Novel Oral Anticoagulants (NOACs) in Microsurgery: A Review
Amy Yao, BS1, Stav Brown, BS2, Peter J. Taub, MD1.
1Icahn School of Medicine at Mount Sinai, New York, NY, USA, 2Sackler School of Medicine, Tel Aviv University, New York, NY, USA.
Thrombosis of the vascular anastomosis or distal flap microcirculation is the most common cause of microvascular free tissue transfer failure. The large volume of existing literature has not yet reached a consensus on the ideal anticoagulation regimen to prevent thrombosis following microsurgery. Dabigatran, rivaroxaban, and apixaban are novel oral anticoagulants (NOACs) with an efficacy and safety profile equivalent or superior to standard agents such as warfarin. However, published reports of the use of NOACs in microsurgery are limited. This review aims to summarize current knowledge regarding the use of NOACs in microsurgery and provide clinical recommendations based on each agent’s pharmacodynamics.
A systematic literature review was performed using the PubMed, Cochrane, and Google Scholar databases. Inclusion criteria were case reports and series of the use of NOACs in microsurgery.

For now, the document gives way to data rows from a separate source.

# rbuler/multimodal-isic

Measured on AMD Instinct MI355X. Metric: bags/sec (train step) @ 64x224x224 patches/bag, higher is better.
Workload: dtype bf16; 1 GPU; ISIC-shaped attention-MIL: 256 bags x 64x224x224 patches + 128-d radiomics, ResNet-18 encoder, bf16 (BASELINE.json configs[1]); patches_per_bag=64, patch=3x224x224, radiomics_dim=128, parallelism=dp1

## Files before the change

### multimodal-isic_amd/csrc/conv_stem.hip

```cpp
#include <type_traits>

#include "common.h"
#include "slab_sum.inc"
#include "mfma_tile.h"
#include "pool_grad.h"

namespace {

constexpr int TH = 8, TW = 16;
constexpr int PR = 2 * TH + 5, PC = 40;
constexpr int PROW = PC * 8;
constexpr int WROW = 7 * 64 + 16;
constexpr int CPAD = 72;
constexpr int YROW = 128 + 32;
constexpr int STEM_DW_ELEMS = 64 * 7 * 7 * 3;
constexpr int STEM_WGRAD_BLOCKS = 512;
constexpr int STEM_FWD_BLOCKS = 768;

struct StemArgs {
  const unsigned short* in;
  const unsigned short* w;
  unsigned short* out;
  const unsigned short* dy;
  float* dw;
  double* stat_sum;
  double* stat_sumsq;
  int stat_slots;
  int N, Hin, Win, Hout, Wout, tiles_h, tiles_w, total_tiles;
};

constexpr int PATCH_PER_THREAD = (PR * PC + 255) / 256;
__device__ __forceinline__ void fetch_patch(u32x2 (&r)[PATCH_PER_THREAD], const StemArgs& a, int tile, int tid) {
  const int n = tile / (a.tiles_h * a.tiles_w);
  const int t2 = tile - n * (a.tiles_h * a.tiles_w);
  const int oy0 = (t2 / a.tiles_w) * TH, ox0 = (t2 % a.tiles_w) * TW;
#pragma unroll
  for (int u = 0; u < PATCH_PER_THREAD; ++u) {
    const int idx = tid + 256 * u;
    const int pr = idx / PC, pc = idx - pr * PC;
    const int hi = 2 * oy0 - 3 + pr, wi = 2 * ox0 - 3 + pc;
    u32x2 v = {0u, 0u};
    if (tile < a.total_tiles && idx < PR * PC && hi >= 0 && hi < a.Hin && wi >= 0 && wi < a.Win)
      v = *reinterpret_cast<const u32x2*>(a.in + (((size_t)n * a.Hin + hi) * a.Win + wi) * 4);
    r[u] = v;
  }
}
__device__ __forceinline__ void commit_patch(unsigned char* Ps, const u32x2 (&r)[PATCH_PER_THREAD], int tid) {
#pragma unroll
  for (int u = 0; u < PATCH_PER_THREAD; ++u) {
    const int idx = tid + 256 * u;
    if (idx < PR * PC) {
      const int pr = idx / PC, pc = idx - pr * PC;
      *reinterpret_cast<u32x2*>(Ps + pr * PROW + pc * 8) = r[u];
    }
  }
}

__global__ __launch_bounds__(256) void conv_stem_fwd_kernel(StemArgs a) {
  static_assert(TH * TW * CPAD * 2 >= PR * PROW, "the C tile overlays the patch");
  __shared__ __attribute__((aligned(16))) unsigned char smem[64 * WROW + TH * TW * CPAD * 2];
  unsigned char* Ws = smem;
  unsigned char* Ps = smem + 64 * WROW;
  unsigned short* Cs = reinterpret_cast<unsigned short*>(smem + 64 * WROW);
  const int tid = threadIdx.x, lane = tid & 63, wave = tid >> 6;
  const int fi = lane & 15, fg = lane >> 4;

  for (int idx = tid; idx < 64 * 28; idx += 256) {
    const int co = idx / 28, ch = idx - co * 28;
    *reinterpret_cast<u32x4*>(Ws + co * WROW + ch * 16) = *reinterpret_cast<const u32x4*>(a.w + co * 224 + ch * 8);
  }

  u32x2 pre[PATCH_PER_THREAD];
  fetch_patch(pre, a, blockIdx.x, tid);
  float st_s[4][4], st_q[4][4];
#pragma unroll
  for (int j = 0; j < 4; ++j)
#pragma unroll
    for (int r = 0; r < 4; ++r) { st_s[j][r] = 0.f; st_q[j][r] = 0.f; }
  for (int tile = blockIdx.x; tile < a.total_tiles; tile += gridDim.x) {
    const int n = tile / (a.tiles_h * a.tiles_w);
    const int t2 = tile - n * (a.tiles_h * a.tiles_w);
    const int oy0 = (t2 / a.tiles_w) * TH, ox0 = (t2 % a.tiles_w) * TW;
    lds_barrier();
    commit_patch(Ps, pre, tid);
    lds_barrier();
    fetch_patch(pre, a, tile + gridDim.x, tid);

    f32x4 acc[2][4];
#pragma unroll
    for (int i = 0; i < 2; ++i)
#pragma unroll
      for (int j = 0; j < 4; ++j) acc[i][j] = (f32x4){0.f, 0.f, 0.f, 0.f};
#pragma unroll
    for (int kh = 0; kh < 7; ++kh) {
      bf16x8 af[2], bfr[4];
#pragma unroll
      for (int i = 0; i < 2; ++i) {
        const int oyl = wave * 2 + i;
        af[i] = *reinterpret_cast<const bf16x8*>(Ps + (2 * oyl + kh) * PROW + (2 * fi + 2 * fg) * 8);
      }
#pragma unroll
      for (int j = 0; j < 4; ++j)
        bfr[j] = *reinterpret_cast<const bf16x8*>(Ws + (j * 16 + fi) * WROW + kh * 64 + fg * 16);
#pragma unroll
      for (int i = 0; i < 2; ++i)
#pragma unroll
        for (int j = 0; j < 4; ++j)
          acc[i][j] = __builtin_amdgcn_mfma_f32_16x16x32_bf16(bfr[j], af[i], acc[i][j], 0, 0, 0);
    }
    lds_barrier();
#pragma unroll
    for (int i = 0; i < 2; ++i)
#pragma unroll
      for (int j = 0; j < 4; ++j) {
        const int p = (wave * 2 + i) * 16 + fi;
        const u32x2 v = isic_pack_bf16x4(acc[i][j]);
        *reinterpret_cast<u32x2*>(Cs + p * CPAD + j * 16 + fg * 4) = v;
        if (a.stat_sum) {
          const bool in = (oy0 + wave * 2 + i < a.Hout) && (ox0 + fi < a.Wout);
          const float r0 = in ? __uint_as_float(v[0] << 16) : 0.f, r1 = in ? __uint_as_float(v[0] & 0xFFFF0000u) : 0.f;
          const float r2 = in ? __uint_as_float(v[1] << 16) : 0.f, r3 = in ? __uint_as_float(v[1] & 0xFFFF0000u) : 0.f;
          st_s[j][0] += r0; st_q[j][0] += r0 * r0;
          st_s[j][1] += r1; st_q[j][1] += r1 * r1;
          st_s[j][2] += r2; st_q[j][2] += r2 * r2;
          st_s[j][3] += r3; st_q[j][3] += r3 * r3;
        }
      }
    lds_barrier();
    for (int idx = tid; idx < TH * TW * 8; idx += 256) {
      const int p = idx >> 3, ch = idx & 7;
      const int oy = oy0 + (p >> 4), ox = ox0 + (p & 15);
      if (oy < a.Hout && ox < a.Wout)
        __builtin_nontemporal_store(*reinterpret_cast<const u32x4*>(Cs + p * CPAD + ch * 8),
                                    reinterpret_cast<u32x4*>(a.out + (((size_t)n * a.Hout + oy) * a.Wout + ox) * 64 + ch * 8));
    }
  }
  if (a.stat_sum) {
    __shared__ float stat_red[2][4][64];
    lds_barrier();
#pragma unroll
    for (int j = 0; j < 4; ++j)
#pragma unroll
      for (int r = 0; r < 4; ++r) {
        float sv = st_s[j][r], qv = st_q[j][r];
#pragma unroll
        for (int o = 8; o > 0; o >>= 1) { sv += __shfl_xor(sv, o, 16); qv += __shfl_xor(qv, o, 16); }
        if (fi == 0) { stat_red[0][wave][j * 16 + fg * 4 + r] = sv; stat_red[1][wave][j * 16 + fg * 4 + r] = qv; }
      }
    lds_barrier();
    if (tid < 128) {
      const int c = tid & 63, w = tid >> 6;
      const float t = (stat_red[w][0][c] + stat_red[w][1][c]) + (stat_red[w][2][c] + stat_red[w][3][c]);
      const size_t slot = (size_t)(blockIdx.x % a.stat_slots) * 64 + c;
      atomicAdd((w == 0 ? a.stat_sum : a.stat_sumsq) + slot, (double)t);
    }
  }
}

__global__ __launch_bounds__(256) void conv_stem_wgrad_kernel(StemArgs a) {
  __shared__ __attribute__((aligned(16))) unsigned char smem[PR * PROW + TH * TW * YROW];
  unsigned char* Ps = smem;
  unsigned char* Ys = smem + PR * PROW;
  const int tid = threadIdx.x, lane = tid & 63, wave = tid >> 6;
  const int fg = lane >> 4, fi = lane & 15, fq = fi >> 2, fp = fi & 3;
  typedef __attribute__((address_space(3))) s16x4* lds_s16x4;

  f32x4 acc[4][4];
#pragma unroll
  for (int i = 0; i < 4; ++i)
#pragma unroll
    for (int j = 0; j < 4; ++j) acc[i][j] = (f32x4){0.f, 0.f, 0.f, 0.f};

  u32x2 pre[PATCH_PER_THREAD];
  u32x4 prey[4];
  auto fetch_dy = [&](int tile) {
    const int n = tile / (a.tiles_h * a.tiles_w);
    const int t2 = tile - n * (a.tiles_h * a.tiles_w);
    const int oy0 = (t2 / a.tiles_w) * TH, ox0 = (t2 % a.tiles_w) * TW;
#pragma unroll
    for (int u = 0; u < 4; ++u) {
      const int idx = tid + 256 * u;
      const int p = idx >> 3, ch = idx & 7;
      const int oy = oy0 + (p >> 4), ox = ox0 + (p & 15);
      u32x4 v = {0u, 0u, 0u, 0u};
      if (tile < a.total_tiles && oy < a.Hout && ox < a.Wout)
        v = *reinterpret_cast<const u32x4*>(a.dy + (((size_t)n * a.Hout + oy) * a.Wout + ox) * 64 + ch * 8);
      prey[u] = v;
    }
  };
  fetch_patch(pre, a, blockIdx.x, tid);
  fetch_dy(blockIdx.x);
  for (int tile = blockIdx.x; tile < a.total_tiles; tile += gridDim.x) {
    lds_barrier();
    commit_patch(Ps, pre, tid);
#pragma unroll
    for (int u = 0; u < 4; ++u) {
      const int idx = tid + 256 * u;
      *reinterpret_cast<u32x4*>(Ys + (idx >> 3) * YROW + (idx & 7) * 16) = prey[u];
    }
    lds_barrier();
// ... 11 lines not shown
        af[i] = __builtin_bit_cast(bf16x8, t);
      }
#pragma unroll
      for (int j = 0; j < 4; ++j) {
        const int nt = wave + 4 * j;
        const int kh = nt >> 1, half = nt & 1;
        const int khc = kh > 6 ? 6 : kh;
        const unsigned char* p1 = Ps + (2 * (k1 >> 4) + khc) * PROW + (2 * (k1 & 15) + half * 4 + fp) * 8;
        const unsigned char* p2 = Ps + (2 * (k2 >> 4) + khc) * PROW + (2 * (k2 & 15) + half * 4 + fp) * 8;
        const s16x4 lo = __builtin_amdgcn_ds_read_tr16_b64_v4i16((lds_s16x4)p1);
        const s16x4 hi = __builtin_amdgcn_ds_read_tr16_b64_v4i16((lds_s16x4)p2);
        s16x8_t t; t.lo = lo; t.hi = hi;
        bfr[j] = __builtin_bit_cast(bf16x8, t);
      }
#pragma unroll
      for (int i = 0; i < 4; ++i)
#pragma unroll
        for (int j = 0; j < 4; ++j)
          acc[i][j] = __builtin_amdgcn_mfma_f32_16x16x32_bf16(af[i], bfr[j], acc[i][j], 0, 0, 0);
    }
  }
#pragma unroll
  for (int i = 0; i < 4; ++i)
#pragma unroll
    for (int j = 0; j < 4; ++j) {
      const int nt = wave + 4 * j;
      if (nt >= 14) continue;
      const int kh = nt >> 1, kw = (nt & 1) * 4 + (fi >> 2), c = fi & 3;
      if (kw >= 7 || c >= 3) continue;
#pragma unroll
      for (int r = 0; r < 4; ++r) {
        const int co = i * 16 + fg * 4 + r;
        a.dw[(size_t)blockIdx.x * STEM_DW_ELEMS + ((co * 7 + kh) * 7 + kw) * 3 + c] = acc[i][j][r];
      }
    }
}

struct StemBnArgs {
  StemArgs s;
  const unsigned short* y0;
  const unsigned char* argmax;
  const unsigned short* gp;
  const float* mean; const float* rstd; const float* gamma; const float* scale; const float* shift;
  const double* dgamma; const double* dbeta;
  float* dgamma_f32; float* dbeta_f32;
  int Hp, Wp;
};
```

Five articles describing the use of NOACs in microsurgery were fully reviewed. A total of 32 patients undergoing 46 microsurgical procedures with either dabigatran or rivaroxaban were studied, with adverse effects occurring in 3 (6.5%). The most common adverse effect was hemorrhage, two of which were mild cases. No articles describing the use of apixaban were found. The risk of bleeding increased with concurrent administration of NSAIDs or other anticoagulants.
Preoperative administration of NOACs in microsurgery is safe and has a low side-effect profile compared to standard anticoagulants. However, current administration protocols remain varied. Further research is warranted to elucidate the risks and benefits of NOACs in microsurgery, and to establish management guidelines for improved microsurgical outcomes.